* [AIM OF THE EXERCISE]:
The records beneath should be restated word for word.

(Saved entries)
┌──
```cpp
int InteriorPoint::scaleKKTStep(double tau, double comp, double *alpha_x, double *alpha_z, int *ceq,
// ... 743 lines not shown
                 "nobj", "ngrd", "nhvc", "alpha", "alphx", "alphz", "fobj", "|opt|", "|infes|",
                 "|dual|", "mu", "comp", "dmerit", "rho");
        history += line;
      }
      if (k == 0) {
        snprintf(line, sizeof(line),
                 "%4d %4d %4d %4d %7s %7s %7s %12.5e %7.1e %7.1e %7.1e %7.1e %7.1e %8s %7s %s\n", k,
                 neval, ngeval, nhvec, "--", "--", "--", fobj, max_prime, max_infeas, max_dual,
                 barrier_param, comp, "--", "--", info);
      } else {
        snprintf(line, sizeof(line),
                 "%4d %4d %4d %4d %7.1e %7.1e %7.1e %12.5e %7.1e %7.1e %7.1e %7.1e %7.1e %8.1e %7.1e %s\n",
                 k, neval, ngeval, nhvec, alpha_prev, alpha_xprev, alpha_zprev, fobj, max_prime,
                 max_infeas, max_dual, barrier_param, comp, dm0_prev, rho_penalty_search, info);
      }
      history += line;
    }

    int converged = 0;
    if (k > 0 && (barrier_param <= 0.1 * abs_res_tol) &&
        (res_norm < abs_res_tol || rel_function_test || (line_search_test >= 2))) {
      if (ctx->rank == 0) {
        if (rel_function_test) {
          history += "\nParOpt: Successfully converged on relative function test\n";
        } else if (line_search_test >= 2) {
          history +=
              "\nParOpt Warning: Current design point could not be improved. No barrier function "
              "decrease in previous two iterations\n";
        } else {
          history += "\nParOpt: Successfully converged to requested tolerance\n";
        }
      }
      converged = 1;
    }
    if (converged) {
      flushHistory();
      return 0;
    }

    const bool mehrotra = (barrier_strategy == B_MEHROTRA || barrier_strategy == B_MPC);
    spec_dt_mu = mehrotra ? 0.0 : barrier_param;
    double tau = min_frac;
    if (1.0 - barrier_param >= tau) tau = 1.0 - barrier_param;

    int gmres_iters = 0;
    inexact_newton_step = false;
    if (use_hvec_product) {
      const double gmres_rtol =
          res_norm_prev == 0.0 ? 1e300
                               : options.real("eisenstat_walker_gamma") *
                                     pow(res_norm / res_norm_prev, options.real("eisenstat_walker_alpha"));
      const double nk = options.real("nk_switch_tol");
      if (max_prime < nk && max_dual < nk && max_infeas < nk && gmres_rtol < options.real("max_gmres_rtol")) {
        const bool precon_qn = !(seq_lin || !options.integer("use_qn_gmres_precon"));
        PO_TRY(setUpKKTSystem(precon_qn));
        PO_TRY(computeKKTGMRESStep(gmres_rtol, options.real("gmres_atol"), precon_qn, tau, &gmres_iters));
        phaseEnd("gmres_step");
        if (gmres_iters > 0) inexact_newton_step = true;
      }
    }
    fobj_prev = fobj;
    res_norm_prev = res_norm;
    int seq_linear_step = 0, diagonal_quasi_newton_step = 0;
    bool use_qn = !seq_lin;
    if (inexact_newton_step) {
    } else if (!seq_lin && line_search_failed && !use_qnu) {
      use_qn = false;
      seq_linear_step = 1;
      if (qn && qn->diag() > 0.0) {
        seq_linear_step = 0;
        diagonal_quasi_newton_step = 1;
      }
    } else if (use_diag_hessian && !seq_lin) {
      use_qn = false;
      if (prob->evalHessianDiag(x, vars.z.data(), has_w ? wvar[0] : nullptr, hdiag) != 0) {
        fprintf(stderr, "ParOpt: Hessian diagonal evaluation failed\n");
        return PO_ERR_USER;
      }
    }

    if (inexact_newton_step) {
    } else {
    const double rhs_mu = mehrotra ? 0.0 : barrier_param;
    PO_TRY(setUpKKTSystem(use_qn, diagonal_quasi_newton_step != 0, &rhs_mu));
    phaseEnd("setup_kkt");
    if (!mehrotra) {
      lean_step_allowed = qn && use_qnu && use_qn && !diagonal_quasi_newton_step && forms.analytic_panel_dots &&
                          forms.fuse_mult_update && !use_hvec_product && !use_diag_hessian && !seq_lin;
      const int step_rc = computeKKTStepWithRefinement(barrier_param, use_qn, tau);
      lean_step_allowed = false;
      PO_TRY(step_rc);
    } else {
      PO_TRY(mehrotraStep(use_qn, comp, barrier_strategy == B_MPC, min_frac, abs_res_tol, &tau));
    }
    }
    phaseEnd("kkt_step");
    if (step_verification_frequency > 0 && (k % step_verification_frequency) == 0 && !inexact_newton_step) {
      if (barrier_strategy == B_MPC && ctx->rank == 0)
        history += "Note: the step check is inconsistent with the predictor-corrector step (corrector terms)\n";
      PO_TRY(checkKKTStep(k, barrier_param));
    }

    double alpha_x = 1.0, alpha_z = 1.0;
    int ceq_step = 0;
    PO_TRY(scaleKKTStep(tau, comp, &alpha_x, &alpha_z, &ceq_step, inexact_newton_step));
    phaseEnd("scale_step");

    double alpha = 1.0;
    int line_fail = LS_FAILURE;
    int update_type = 0;
    int line_search_skipped = 0;
    no_merit_function_improvement = 0;

    if (use_line_search) {
      double m0 = 0.0, dm0 = 0.0;
      PO_TRY(evalMeritInitDeriv(alpha_x, &m0, &dm0));
      phaseEnd("merit_deriv");
      dm0_prev = dm0;
      if (dm0 >= 0.0 && dm0 <= fprec) {
        line_search_skipped = 1;
        PO_TRY(computeStepAndUpdate(alpha, 1, 1, &update_type));
        phaseEnd("step_update");
        if ((fobj_prev + fprec <= fobj) && (fobj + fprec <= fobj_prev)) line_fail = LS_NO_IMPROVEMENT;
      } else {
        if (dm0 >= 0.0) {
          if (qn) {
            qn_hessian_reset = 1;
            qn->reset();
          }
          diagonal_quasi_newton_step = 1;
          PO_TRY(computeResidual(barrier_param, true));
          denseResidual(barrier_param, res);
          resNorms(res, &max_prime, &max_dual, &max_infeas, &res_norm);
          PO_TRY(setUpKKTSystem(true, false, &barrier_param));
          PO_TRY(computeKKTStepWithRefinement(barrier_param, true, tau));
          PO_TRY(scaleKKTStep(tau, comp, &alpha_x, &alpha_z, &ceq_step));
          PO_TRY(evalMeritInitDeriv(alpha_x, &m0, &dm0));
          dm0_prev = dm0;
          phaseEnd("qn_reset_step");
        }
        if (dm0 >= 0.0) {
          line_fail = LS_FAILURE;
        } else {
          double px_norm = 0.0;
          if (step_flags.merit_cache_valid) {
            px_norm = merit_cache[6];
          } else if (step_flags.px_amax_valid) {
            px_norm = px_amax_w;
          } else {
            PO_TRY(k_reduce1(ctx, RED_AMAX, px->d, nullptr, n, &px_norm));
          }
          px_norm *= fabs(sx);
          double alpha_min = 1.0;
          if (px_norm != 0.0) alpha_min = fprec / px_norm;
          if (alpha_min > 0.5) alpha_min = 0.5;
          PO_TRY(lineSearch(alpha_min, &alpha, m0, dm0, &line_fail));
          phaseEnd("line_search");
          if (px_norm < design_precision) line_fail |= LS_SHORT_STEP;
          if (!(line_fail & LS_FAILURE)) {
            PO_TRY(computeStepAndUpdate(alpha, 0, 1, &update_type));
            phaseEnd("step_update");
          }
        }
      }
    } else {
      double m0 = 0.0, dm0 = 0.0;
      PO_TRY(evalMeritInitDeriv(alpha_x, &m0, &dm0));
// ... 231 lines not shown
```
└──
* [TASK SOLUTION]:
```cpp
int InteriorPoint::scaleKKTStep(double tau, double comp, double *alpha_x, double *alpha_z, int *ceq,
// ... 743 lines not shown
                 "nobj", "ngrd", "nhvc", "alpha", "alphx", "alphz", "fobj", "|opt|", "|infes|",
                 "|dual|", "mu", "comp", "dmerit", "rho");
        history += line;
      }
      if (k == 0) {
        snprintf(line, sizeof(line),
                 "%4d %4d %4d %4d %7s %7s %7s %12.5e %7.1e %7.1e %7.1e %7.1e %7.1e %8s %7s %s\n", k,
                 neval, ngeval, nhvec, "--", "--", "--", fobj, max_prime, max_infeas, max_dual,
                 barrier_param, comp, "--", "--", info);
      } else {
        snprintf(line, sizeof(line),
                 "%4d %4d %4d %4d %7.1e %7.1e %7.1e %12.5e %7.1e %7.1e %7.1e %7.1e %7.1e %8.1e %7.1e %s\n",
                 k, neval, ngeval, nhvec, alpha_prev, alpha_xprev, alpha_zprev, fobj, max_prime,
                 max_infeas, max_dual, barrier_param, comp, dm0_prev, rho_penalty_search, info);
      }
      history += line;
    }

    int converged = 0;
    if (k > 0 && (barrier_param <= 0.1 * abs_res_tol) &&
        (res_norm < abs_res_tol || rel_function_test || (line_search_test >= 2))) {
      if (ctx->rank == 0) {
        if (rel_function_test) {
          history += "\nParOpt: Successfully converged on relative function test\n";
        } else if (line_search_test >= 2) {
          history +=
              "\nParOpt Warning: Current design point could not be improved. No barrier function "
              "decrease in previous two iterations\n";
        } else {
          history += "\nParOpt: Successfully converged to requested tolerance\n";
        }
      }
      converged = 1;
    }
    if (converged) {
      flushHistory();
      return 0;
    }

    const bool mehrotra = (barrier_strategy == B_MEHROTRA || barrier_strategy == B_MPC);
    spec_dt_mu = mehrotra ? 0.0 : barrier_param;
    double tau = min_frac;
    if (1.0 - barrier_param >= tau) tau = 1.0 - barrier_param;

    int gmres_iters = 0;
    inexact_newton_step = false;
    if (use_hvec_product) {
      const double gmres_rtol =
          res_norm_prev == 0.0 ? 1e300
                               : options.real("eisenstat_walker_gamma") *
                                     pow(res_norm / res_norm_prev, options.real("eisenstat_walker_alpha"));
      const double nk = options.real("nk_switch_tol");
      if (max_prime < nk && max_dual < nk && max_infeas < nk && gmres_rtol < options.real("max_gmres_rtol")) {
        const bool precon_qn = !(seq_lin || !options.integer("use_qn_gmres_precon"));
        PO_TRY(setUpKKTSystem(precon_qn));
        PO_TRY(computeKKTGMRESStep(gmres_rtol, options.real("gmres_atol"), precon_qn, tau, &gmres_iters));
        phaseEnd("gmres_step");
        if (gmres_iters > 0) inexact_newton_step = true;
      }
    }
    fobj_prev = fobj;
    res_norm_prev = res_norm;
    int seq_linear_step = 0, diagonal_quasi_newton_step = 0;
    bool use_qn = !seq_lin;
    if (inexact_newton_step) {
    } else if (!seq_lin && line_search_failed && !use_qnu) {
      use_qn = false;
      seq_linear_step = 1;
      if (qn && qn->diag() > 0.0) {
        seq_linear_step = 0;
        diagonal_quasi_newton_step = 1;
      }
    } else if (use_diag_hessian && !seq_lin) {
      use_qn = false;
      if (prob->evalHessianDiag(x, vars.z.data(), has_w ? wvar[0] : nullptr, hdiag) != 0) {
        fprintf(stderr, "ParOpt: Hessian diagonal evaluation failed\n");
        return PO_ERR_USER;
      }
    }

    if (inexact_newton_step) {
    } else {
    const double rhs_mu = mehrotra ? 0.0 : barrier_param;
    PO_TRY(setUpKKTSystem(use_qn, diagonal_quasi_newton_step != 0, &rhs_mu));
    phaseEnd("setup_kkt");
    if (!mehrotra) {
      lean_step_allowed = qn && use_qnu && use_qn && !diagonal_quasi_newton_step && forms.analytic_panel_dots &&
                          forms.fuse_mult_update && !use_hvec_product && !use_diag_hessian && !seq_lin;
      const int step_rc = computeKKTStepWithRefinement(barrier_param, use_qn, tau);
      lean_step_allowed = false;
      PO_TRY(step_rc);
    } else {
      PO_TRY(mehrotraStep(use_qn, comp, barrier_strategy == B_MPC, min_frac, abs_res_tol, &tau));
    }
    }
    phaseEnd("kkt_step");
    if (step_verification_frequency > 0 && (k % step_verification_frequency) == 0 && !inexact_newton_step) {
      if (barrier_strategy == B_MPC && ctx->rank == 0)
        history += "Note: the step check is inconsistent with the predictor-corrector step (corrector terms)\n";
      PO_TRY(checkKKTStep(k, barrier_param));
    }

    double alpha_x = 1.0, alpha_z = 1.0;
    int ceq_step = 0;
    PO_TRY(scaleKKTStep(tau, comp, &alpha_x, &alpha_z, &ceq_step, inexact_newton_step));
    phaseEnd("scale_step");

    double alpha = 1.0;
    int line_fail = LS_FAILURE;
    int update_type = 0;
    int line_search_skipped = 0;
    no_merit_function_improvement = 0;

    if (use_line_search) {
      double m0 = 0.0, dm0 = 0.0;
      PO_TRY(evalMeritInitDeriv(alpha_x, &m0, &dm0));
      phaseEnd("merit_deriv");
      dm0_prev = dm0;
      if (dm0 >= 0.0 && dm0 <= fprec) {
        line_search_skipped = 1;
        PO_TRY(computeStepAndUpdate(alpha, 1, 1, &update_type));
        phaseEnd("step_update");
        if ((fobj_prev + fprec <= fobj) && (fobj + fprec <= fobj_prev)) line_fail = LS_NO_IMPROVEMENT;
      } else {
        if (dm0 >= 0.0) {
          if (qn) {
            qn_hessian_reset = 1;
            qn->reset();
          }
          diagonal_quasi_newton_step = 1;
          PO_TRY(computeResidual(barrier_param, true));
          denseResidual(barrier_param, res);
          resNorms(res, &max_prime, &max_dual, &max_infeas, &res_norm);
          PO_TRY(setUpKKTSystem(true, false, &barrier_param));
          PO_TRY(computeKKTStepWithRefinement(barrier_param, true, tau));
          PO_TRY(scaleKKTStep(tau, comp, &alpha_x, &alpha_z, &ceq_step));
          PO_TRY(evalMeritInitDeriv(alpha_x, &m0, &dm0));
          dm0_prev = dm0;
          phaseEnd("qn_reset_step");
        }
        if (dm0 >= 0.0) {
          line_fail = LS_FAILURE;
        } else {
          double px_norm = 0.0;
          if (step_flags.merit_cache_valid) {
            px_norm = merit_cache[6];
          } else if (step_flags.px_amax_valid) {
            px_norm = px_amax_w;
          } else {
            PO_TRY(k_reduce1(ctx, RED_AMAX, px->d, nullptr, n, &px_norm));
          }
          px_norm *= fabs(sx);
          double alpha_min = 1.0;
          if (px_norm != 0.0) alpha_min = fprec / px_norm;
          if (alpha_min > 0.5) alpha_min = 0.5;
          PO_TRY(lineSearch(alpha_min, &alpha, m0, dm0, &line_fail));
          phaseEnd("line_search");
          if (px_norm < design_precision) line_fail |= LS_SHORT_STEP;
          if (!(line_fail & LS_FAILURE)) {
            PO_TRY(computeStepAndUpdate(alpha, 0, 1, &update_type));
            phaseEnd("step_update");
          }
        }
      }
    } else {
      double m0 = 0.0, dm0 = 0.0;
      PO_TRY(evalMeritInitDeriv(alpha_x, &m0, &dm0));
// ... 231 lines not shown
```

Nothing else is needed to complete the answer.